In object detection, current methods require voluminous manually-annotated region of interest (ROI) labels and class labels to train both the lesion detection and diagnosis models. In clinical practice, the ROI labels, i.e. ground truths, may not always be optimal for the classification task due to individual experience of sonologists, resulting in the issue of coarse annotation that limits the diagnosis performance of a deep-learning model. To solve problems above, a novel Two-Stage Detection and Diagnosis Network (TSDDNet) is proposed based on weakly supervised learning to enhance diagnostic accuracy of the ultrasound-based method for breast cancers.

Original Title:

Weakly Supervised Lesion Detection and Diagnosis for Breast Cancers with Partially Annotated Ultrasound Images.

Original Link: 

https://ieeexplore.ieee.org/document/10439278

Original authors and their affiliations:

Jian Wang1, Liang Qiao1, Shichong Zhou2, Jin Zhou2, Jun Wang1, Juncheng Li1, Shihui Ying1Cai Chang2, and Jun Shi1

1Shanghai University 

2Fudan University Shanghai Cancer Center

Conference/Journal Information:

IEEE Transactions on Medical Imaging  

I Contributions

1.A WSL-based ROI refinement method is developed to not only improve detection accuracy of the ROI-level pseudo labels predicted by the detection network, but also refine the manually annotated ground truth ROIs. 

2.A novel TSDDNet with a two-stage training strategy is proposed for automatically detecting breast lesion and then diagnosing in a unified framework. 

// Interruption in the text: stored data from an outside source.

# MurpheyLab/trep

Measured on AMD Instinct MI355X. Metric: DEL-steps/sec x batch (puppet ~40-DOF, fp64), higher is better.
Workload: dtype f64

## Files before the change

trep_amd/csrc/mvi_core.hpp:

```cpp
#pragma once
#include <cmath>

#include "program.hpp"
#include "dual.hpp"
#include "lanes.hpp"

#if defined(TG_MOCK_TIMING) || defined(TG_MOCK_REAL_LDS) || defined(TG_MOCK_LDS_D1) || defined(TG_MOCK_LDS_D2) || \
    defined(TG_BBD_FUSED_UPDATE) || defined(TG_BBD_INLINE) || defined(TG_BBD_ASM) || \
    defined(TG_WEV_NO_RC_IDENT) || defined(TG_WEV_CLEAR_EARLY) || defined(TG_WEV_MERGE_C) || \
    defined(TG_NO_BBD) || defined(TG_NO_CMP) || defined(TG_NO_GJ_PANEL) || defined(TG_NO_QUAD_SWEEP) || defined(TG_NO_DUAL_SWEEP) || \
    defined(TG_NO_AB_MFMA) || defined(TG_NO_HZ_MFMA) || defined(GJR_EXEC32) || defined(GJP_SKIP_STEPS) || defined(GJP_SKIP_UPDATE) || \
    defined(TG_FRESH_PHASES) || defined(TG_FRESH_STEP) || \
    defined(TG_CHAIN_PRIO) || defined(TG_PREFIX_GROUP) || defined(TG_LT_TRIPS) || defined(TG_ROLLOUT_WAVES) || defined(TG_DERIV_WAVES)
#error "a retired experiment switch is defined (TG_MOCK_*, TG_BBD_FUSED_UPDATE / _INLINE / _ASM, TG_WEV_*, TG_NO_* except TG_NO_WEV, GJR_ / GJP_*, TG_FRESH_*, or a former -D tunable): these variants were removed -- verdicts in docs/LOG.md, their source in commit 89f6ce0"
#endif

#if defined(TG_HELPER_WAVES)
constexpr int TG_NW = TG_HELPER_WAVES;
#else
constexpr int TG_NW = 1;
#endif

#if defined(__HIPCC__)
__device__ __forceinline__ double *tg_lds_base() {
// ... 48 lines not shown
template <class P> struct tg_is_spec<P, typename std::enable_if<(P::nq >= 0)>::type> { static constexpr bool value = true; };
template <class P, class = void> struct tg_items_aligned { static constexpr bool value = false; };
template <class P> struct tg_items_aligned<P, typename std::enable_if<(P::nq >= 0)>::type> { static constexpr bool value = (P::o_J % 2 == 0) && (P::o_W % 2 == 0); };
template <class P, class = void> struct tg_static_sweep { static constexpr bool value = false; };
template <class P> struct tg_static_sweep<P, typename std::enable_if<(P::sw_ok > 0)>::type> { static constexpr bool value = true; };
template <class P, class = void> struct tg_static_cmp { static constexpr bool value = false; };
template <class P> struct tg_static_cmp<P, typename std::enable_if<(P::cmp_ok >= 0)>::type> { static constexpr bool value = P::cmp_ok != 0 && P::tab_ok != 0; };

template <class P, class = void> struct tg_static_wev { static constexpr bool value = false; };
#if !defined(TG_NO_WEV)
template <class P> struct tg_static_wev<P, typename std::enable_if<(P::wev_ok >= 0)>::type> { static constexpr bool value = P::wev_ok != 0 && P::cmp_ok != 0 && P::tab_ok != 0; };
#endif

template <class P, class = void> struct tg_static_pk { static constexpr bool value = false; };
#if defined(TG_BBD_PACKED)
template <class P> struct tg_static_pk<P, typename std::enable_if<(P::bbd_pk_ok >= 0)>::type> { static constexpr bool value = P::bbd_pk_ok != 0 && tg_static_wev<P>::value && tg_static_bbd<P>::value; };
#endif
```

3.A self-distillation based joint optimization is proposed to incorporate the D-Net and C-Net into a unified framework in the second training stage.

II Data and Method

The experiments conducted on a B-mode breast ultrasound image (BBUI) dataset acquired from Fudan University Shanghai Cancer Center. There were totally 890 benign images and 870 malignant samples. All samples were scanned by the Mindray Resona7 ultrasound scanner (Shenzhen Mindray BioMedical Electronics Co., Ltd., Shenzhen, China) with the L11- 3 linear-array probe. For each BUS image, a rectangle ROI was annotated by an experienced sonologist to indicate the lesion area. 

Fig 1. Framework of TSDDNet

Fig 1 described the framework of TSDDNet, which consists of 3 sub-networks, a detection network D-Net, a classification network C-Net, and a fusion network F-Net. And the training process consists of two stages.

The training samples was divided into two groups. One includes fully annotated images that have both ROI-level and image-level labels, and the other one includes partially annotated images that only have image-level labels. In the first training stage, both D-Net and C-Net are trained using the fully annotated images with both ROI-level and image-level labels, respectively. After that, the partially annotated images with only image-level labels are fed into the trained D-Net to generate ROI-level pseudo labels. Moreover, a candidate selection mechanism is designed to refine the ground truth ROI labels in the fully annotated images and the pseudo-ROI labels in the partially annotated images. 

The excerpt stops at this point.